GIVEN DATA:
▼

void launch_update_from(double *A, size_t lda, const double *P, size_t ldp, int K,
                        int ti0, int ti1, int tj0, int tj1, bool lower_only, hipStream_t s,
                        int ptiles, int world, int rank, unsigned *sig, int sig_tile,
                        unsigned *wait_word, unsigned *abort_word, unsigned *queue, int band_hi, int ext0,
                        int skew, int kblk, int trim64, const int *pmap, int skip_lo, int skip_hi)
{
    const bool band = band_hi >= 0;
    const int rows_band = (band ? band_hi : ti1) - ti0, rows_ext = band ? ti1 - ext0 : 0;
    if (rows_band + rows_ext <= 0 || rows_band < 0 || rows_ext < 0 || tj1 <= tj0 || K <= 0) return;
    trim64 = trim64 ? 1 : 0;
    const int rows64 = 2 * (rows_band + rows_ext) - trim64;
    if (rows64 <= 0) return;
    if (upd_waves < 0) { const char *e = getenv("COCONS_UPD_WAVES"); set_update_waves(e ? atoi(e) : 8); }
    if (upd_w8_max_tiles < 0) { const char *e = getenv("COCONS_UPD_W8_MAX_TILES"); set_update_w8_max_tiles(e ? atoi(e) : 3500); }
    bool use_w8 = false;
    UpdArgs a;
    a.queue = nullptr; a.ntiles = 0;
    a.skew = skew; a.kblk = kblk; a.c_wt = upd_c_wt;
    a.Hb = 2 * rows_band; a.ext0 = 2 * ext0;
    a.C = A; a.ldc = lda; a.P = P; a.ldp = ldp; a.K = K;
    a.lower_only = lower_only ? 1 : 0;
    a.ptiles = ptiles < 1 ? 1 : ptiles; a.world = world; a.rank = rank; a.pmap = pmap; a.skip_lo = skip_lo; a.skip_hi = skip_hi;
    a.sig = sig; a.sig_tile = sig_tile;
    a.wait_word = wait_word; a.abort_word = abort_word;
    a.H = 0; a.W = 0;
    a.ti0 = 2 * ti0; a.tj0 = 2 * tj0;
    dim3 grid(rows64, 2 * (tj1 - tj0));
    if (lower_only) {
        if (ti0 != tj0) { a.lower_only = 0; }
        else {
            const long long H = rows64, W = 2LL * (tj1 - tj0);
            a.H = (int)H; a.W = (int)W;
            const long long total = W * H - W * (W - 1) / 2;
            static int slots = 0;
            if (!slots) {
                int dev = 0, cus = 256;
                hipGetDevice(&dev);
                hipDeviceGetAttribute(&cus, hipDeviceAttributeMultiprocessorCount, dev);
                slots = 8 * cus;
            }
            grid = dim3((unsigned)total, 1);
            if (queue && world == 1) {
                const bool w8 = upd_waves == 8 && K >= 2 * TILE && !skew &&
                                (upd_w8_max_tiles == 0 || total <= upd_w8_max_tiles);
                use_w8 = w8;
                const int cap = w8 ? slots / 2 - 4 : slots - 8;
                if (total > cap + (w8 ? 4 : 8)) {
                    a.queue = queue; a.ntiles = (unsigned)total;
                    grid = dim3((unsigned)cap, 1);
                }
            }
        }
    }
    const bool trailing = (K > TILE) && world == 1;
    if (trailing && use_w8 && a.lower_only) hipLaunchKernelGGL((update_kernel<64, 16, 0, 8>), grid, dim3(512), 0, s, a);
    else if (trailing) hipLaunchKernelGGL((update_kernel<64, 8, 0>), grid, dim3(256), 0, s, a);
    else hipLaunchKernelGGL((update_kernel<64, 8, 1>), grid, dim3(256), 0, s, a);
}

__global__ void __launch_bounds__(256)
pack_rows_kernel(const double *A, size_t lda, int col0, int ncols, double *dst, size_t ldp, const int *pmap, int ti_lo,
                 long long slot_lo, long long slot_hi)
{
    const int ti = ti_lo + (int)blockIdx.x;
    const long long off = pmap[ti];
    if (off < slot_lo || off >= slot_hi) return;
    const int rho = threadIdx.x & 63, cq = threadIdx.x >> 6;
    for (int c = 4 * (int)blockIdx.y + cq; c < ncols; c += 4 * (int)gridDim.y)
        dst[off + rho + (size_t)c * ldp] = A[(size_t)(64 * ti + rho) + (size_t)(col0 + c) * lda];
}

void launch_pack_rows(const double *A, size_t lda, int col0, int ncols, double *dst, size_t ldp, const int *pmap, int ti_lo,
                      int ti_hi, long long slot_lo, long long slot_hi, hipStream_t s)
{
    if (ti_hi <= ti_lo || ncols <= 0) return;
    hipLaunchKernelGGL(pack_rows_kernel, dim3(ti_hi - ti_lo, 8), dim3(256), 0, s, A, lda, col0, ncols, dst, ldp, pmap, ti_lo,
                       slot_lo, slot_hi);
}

▲
▼

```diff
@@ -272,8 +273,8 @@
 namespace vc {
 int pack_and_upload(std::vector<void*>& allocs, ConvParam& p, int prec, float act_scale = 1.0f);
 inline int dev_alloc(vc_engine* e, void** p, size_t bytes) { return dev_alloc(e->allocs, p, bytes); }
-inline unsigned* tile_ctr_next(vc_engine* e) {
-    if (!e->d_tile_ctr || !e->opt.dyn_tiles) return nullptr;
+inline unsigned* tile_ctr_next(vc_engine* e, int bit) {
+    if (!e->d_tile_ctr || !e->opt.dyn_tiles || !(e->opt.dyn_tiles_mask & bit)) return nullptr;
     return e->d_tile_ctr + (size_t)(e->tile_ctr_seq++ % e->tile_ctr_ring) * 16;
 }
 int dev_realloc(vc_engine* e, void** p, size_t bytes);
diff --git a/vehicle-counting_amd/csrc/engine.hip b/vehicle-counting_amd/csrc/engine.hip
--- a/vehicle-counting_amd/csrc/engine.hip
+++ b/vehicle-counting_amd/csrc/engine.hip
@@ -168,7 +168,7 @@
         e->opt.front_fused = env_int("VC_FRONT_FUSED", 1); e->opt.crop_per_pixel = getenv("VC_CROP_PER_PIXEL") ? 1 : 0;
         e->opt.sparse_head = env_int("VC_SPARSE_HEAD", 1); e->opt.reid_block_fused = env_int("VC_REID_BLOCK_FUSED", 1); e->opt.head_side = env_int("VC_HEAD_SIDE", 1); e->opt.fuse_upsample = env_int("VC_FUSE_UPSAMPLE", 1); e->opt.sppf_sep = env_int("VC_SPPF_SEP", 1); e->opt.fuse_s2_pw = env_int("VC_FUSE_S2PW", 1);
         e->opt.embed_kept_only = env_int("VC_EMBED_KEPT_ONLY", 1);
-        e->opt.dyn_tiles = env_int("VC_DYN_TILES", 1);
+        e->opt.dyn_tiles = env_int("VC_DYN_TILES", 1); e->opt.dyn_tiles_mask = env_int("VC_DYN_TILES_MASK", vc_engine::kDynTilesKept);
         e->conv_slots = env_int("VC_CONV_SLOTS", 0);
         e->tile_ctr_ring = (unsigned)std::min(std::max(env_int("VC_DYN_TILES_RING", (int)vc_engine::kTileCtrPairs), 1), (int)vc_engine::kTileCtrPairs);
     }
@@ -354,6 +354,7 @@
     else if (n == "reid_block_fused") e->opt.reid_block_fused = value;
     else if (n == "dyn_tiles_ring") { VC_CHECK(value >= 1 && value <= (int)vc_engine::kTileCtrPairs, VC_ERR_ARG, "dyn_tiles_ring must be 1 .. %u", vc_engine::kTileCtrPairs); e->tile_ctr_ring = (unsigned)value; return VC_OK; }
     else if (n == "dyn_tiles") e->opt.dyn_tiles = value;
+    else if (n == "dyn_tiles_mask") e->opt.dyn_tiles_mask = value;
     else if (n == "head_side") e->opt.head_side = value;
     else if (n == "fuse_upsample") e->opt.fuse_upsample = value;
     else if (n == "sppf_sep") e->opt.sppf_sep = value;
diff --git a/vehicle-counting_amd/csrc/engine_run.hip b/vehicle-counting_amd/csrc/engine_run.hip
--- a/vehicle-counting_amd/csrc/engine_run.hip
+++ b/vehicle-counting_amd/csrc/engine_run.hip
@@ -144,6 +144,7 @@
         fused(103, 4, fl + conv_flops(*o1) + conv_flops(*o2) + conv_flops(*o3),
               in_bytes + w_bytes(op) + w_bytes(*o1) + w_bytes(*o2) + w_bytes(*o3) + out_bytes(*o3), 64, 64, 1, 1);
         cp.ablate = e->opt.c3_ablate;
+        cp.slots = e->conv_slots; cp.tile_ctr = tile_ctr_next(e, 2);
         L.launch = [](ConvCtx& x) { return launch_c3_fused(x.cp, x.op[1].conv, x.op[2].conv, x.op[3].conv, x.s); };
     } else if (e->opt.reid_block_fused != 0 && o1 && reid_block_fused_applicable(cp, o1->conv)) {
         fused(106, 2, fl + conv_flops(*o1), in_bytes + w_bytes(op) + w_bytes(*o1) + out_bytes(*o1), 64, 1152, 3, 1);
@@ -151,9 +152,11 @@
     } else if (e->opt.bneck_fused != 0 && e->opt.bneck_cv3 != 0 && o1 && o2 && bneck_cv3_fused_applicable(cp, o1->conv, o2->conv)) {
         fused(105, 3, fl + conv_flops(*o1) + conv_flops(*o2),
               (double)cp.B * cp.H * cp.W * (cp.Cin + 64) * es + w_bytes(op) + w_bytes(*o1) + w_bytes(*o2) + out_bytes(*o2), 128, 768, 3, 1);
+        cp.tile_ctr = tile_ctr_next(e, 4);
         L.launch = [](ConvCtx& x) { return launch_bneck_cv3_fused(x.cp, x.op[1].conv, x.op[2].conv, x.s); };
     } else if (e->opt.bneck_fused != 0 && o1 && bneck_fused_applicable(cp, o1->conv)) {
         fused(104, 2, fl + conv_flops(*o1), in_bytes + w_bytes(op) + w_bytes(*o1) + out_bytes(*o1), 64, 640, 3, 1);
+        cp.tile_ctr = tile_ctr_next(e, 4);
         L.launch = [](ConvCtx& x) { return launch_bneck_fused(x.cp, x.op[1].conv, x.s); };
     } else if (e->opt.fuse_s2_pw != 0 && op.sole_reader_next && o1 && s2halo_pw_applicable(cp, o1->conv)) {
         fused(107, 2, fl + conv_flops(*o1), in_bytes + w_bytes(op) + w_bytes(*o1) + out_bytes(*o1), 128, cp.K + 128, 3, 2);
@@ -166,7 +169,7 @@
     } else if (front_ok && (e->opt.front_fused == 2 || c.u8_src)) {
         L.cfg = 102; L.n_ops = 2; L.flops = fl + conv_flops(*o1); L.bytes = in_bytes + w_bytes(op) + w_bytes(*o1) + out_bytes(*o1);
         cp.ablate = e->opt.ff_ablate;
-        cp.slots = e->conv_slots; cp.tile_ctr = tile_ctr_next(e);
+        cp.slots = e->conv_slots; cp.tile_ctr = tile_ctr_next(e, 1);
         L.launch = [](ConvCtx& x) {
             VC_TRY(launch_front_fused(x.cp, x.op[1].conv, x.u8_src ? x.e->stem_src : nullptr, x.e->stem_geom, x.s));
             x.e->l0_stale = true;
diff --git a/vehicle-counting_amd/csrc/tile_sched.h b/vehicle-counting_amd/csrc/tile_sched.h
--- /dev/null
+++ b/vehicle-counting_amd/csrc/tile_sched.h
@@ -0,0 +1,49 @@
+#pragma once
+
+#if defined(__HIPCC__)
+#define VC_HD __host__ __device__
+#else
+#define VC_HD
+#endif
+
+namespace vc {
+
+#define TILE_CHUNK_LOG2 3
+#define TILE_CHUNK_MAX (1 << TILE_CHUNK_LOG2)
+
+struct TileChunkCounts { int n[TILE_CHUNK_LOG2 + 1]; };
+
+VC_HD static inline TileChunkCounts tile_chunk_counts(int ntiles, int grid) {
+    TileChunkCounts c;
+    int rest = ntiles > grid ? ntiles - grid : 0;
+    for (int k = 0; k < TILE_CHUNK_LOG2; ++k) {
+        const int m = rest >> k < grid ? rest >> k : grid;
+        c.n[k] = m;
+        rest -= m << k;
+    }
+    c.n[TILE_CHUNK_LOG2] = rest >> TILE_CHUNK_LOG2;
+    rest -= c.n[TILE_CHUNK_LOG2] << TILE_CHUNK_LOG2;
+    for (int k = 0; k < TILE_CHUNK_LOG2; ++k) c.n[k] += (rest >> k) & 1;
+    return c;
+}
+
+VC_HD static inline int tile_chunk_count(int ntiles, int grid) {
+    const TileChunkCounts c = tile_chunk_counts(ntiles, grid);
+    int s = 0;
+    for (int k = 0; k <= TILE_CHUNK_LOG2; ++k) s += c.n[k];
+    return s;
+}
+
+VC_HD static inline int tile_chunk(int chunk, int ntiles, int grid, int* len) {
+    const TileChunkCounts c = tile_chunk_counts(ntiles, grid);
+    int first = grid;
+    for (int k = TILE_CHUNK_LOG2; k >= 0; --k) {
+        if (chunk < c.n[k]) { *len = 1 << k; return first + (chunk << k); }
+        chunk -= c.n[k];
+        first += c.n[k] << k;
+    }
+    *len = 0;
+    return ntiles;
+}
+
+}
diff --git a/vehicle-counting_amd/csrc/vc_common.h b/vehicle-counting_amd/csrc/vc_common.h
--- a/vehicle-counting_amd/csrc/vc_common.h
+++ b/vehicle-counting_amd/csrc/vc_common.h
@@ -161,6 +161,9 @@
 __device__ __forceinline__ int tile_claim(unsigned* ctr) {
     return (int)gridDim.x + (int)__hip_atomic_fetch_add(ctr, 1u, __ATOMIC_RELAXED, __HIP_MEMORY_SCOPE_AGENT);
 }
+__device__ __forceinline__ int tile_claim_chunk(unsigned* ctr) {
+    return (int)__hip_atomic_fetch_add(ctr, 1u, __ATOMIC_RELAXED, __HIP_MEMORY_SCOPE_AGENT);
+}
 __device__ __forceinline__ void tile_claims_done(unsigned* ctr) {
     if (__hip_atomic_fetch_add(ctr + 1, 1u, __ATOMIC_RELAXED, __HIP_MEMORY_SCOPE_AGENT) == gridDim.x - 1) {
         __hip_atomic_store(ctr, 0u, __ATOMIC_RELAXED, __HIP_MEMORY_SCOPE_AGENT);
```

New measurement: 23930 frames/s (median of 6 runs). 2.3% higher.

▲

EXERCISE INSTRUCTIONS: Report every line containing the string "nullptr" in the material.

SOLUTION TO THIS PROBLEM:
    a.queue = nullptr; a.ntiles = 0;
-    if (!e->d_tile_ctr || !e->opt.dyn_tiles) return nullptr;
+    if (!e->d_tile_ctr || !e->opt.dyn_tiles || !(e->opt.dyn_tiles_mask & bit)) return nullptr;
             VC_TRY(launch_front_fused(x.cp, x.op[1].conv, x.u8_src ? x.e->stem_src : nullptr, x.e->stem_geom, x.s));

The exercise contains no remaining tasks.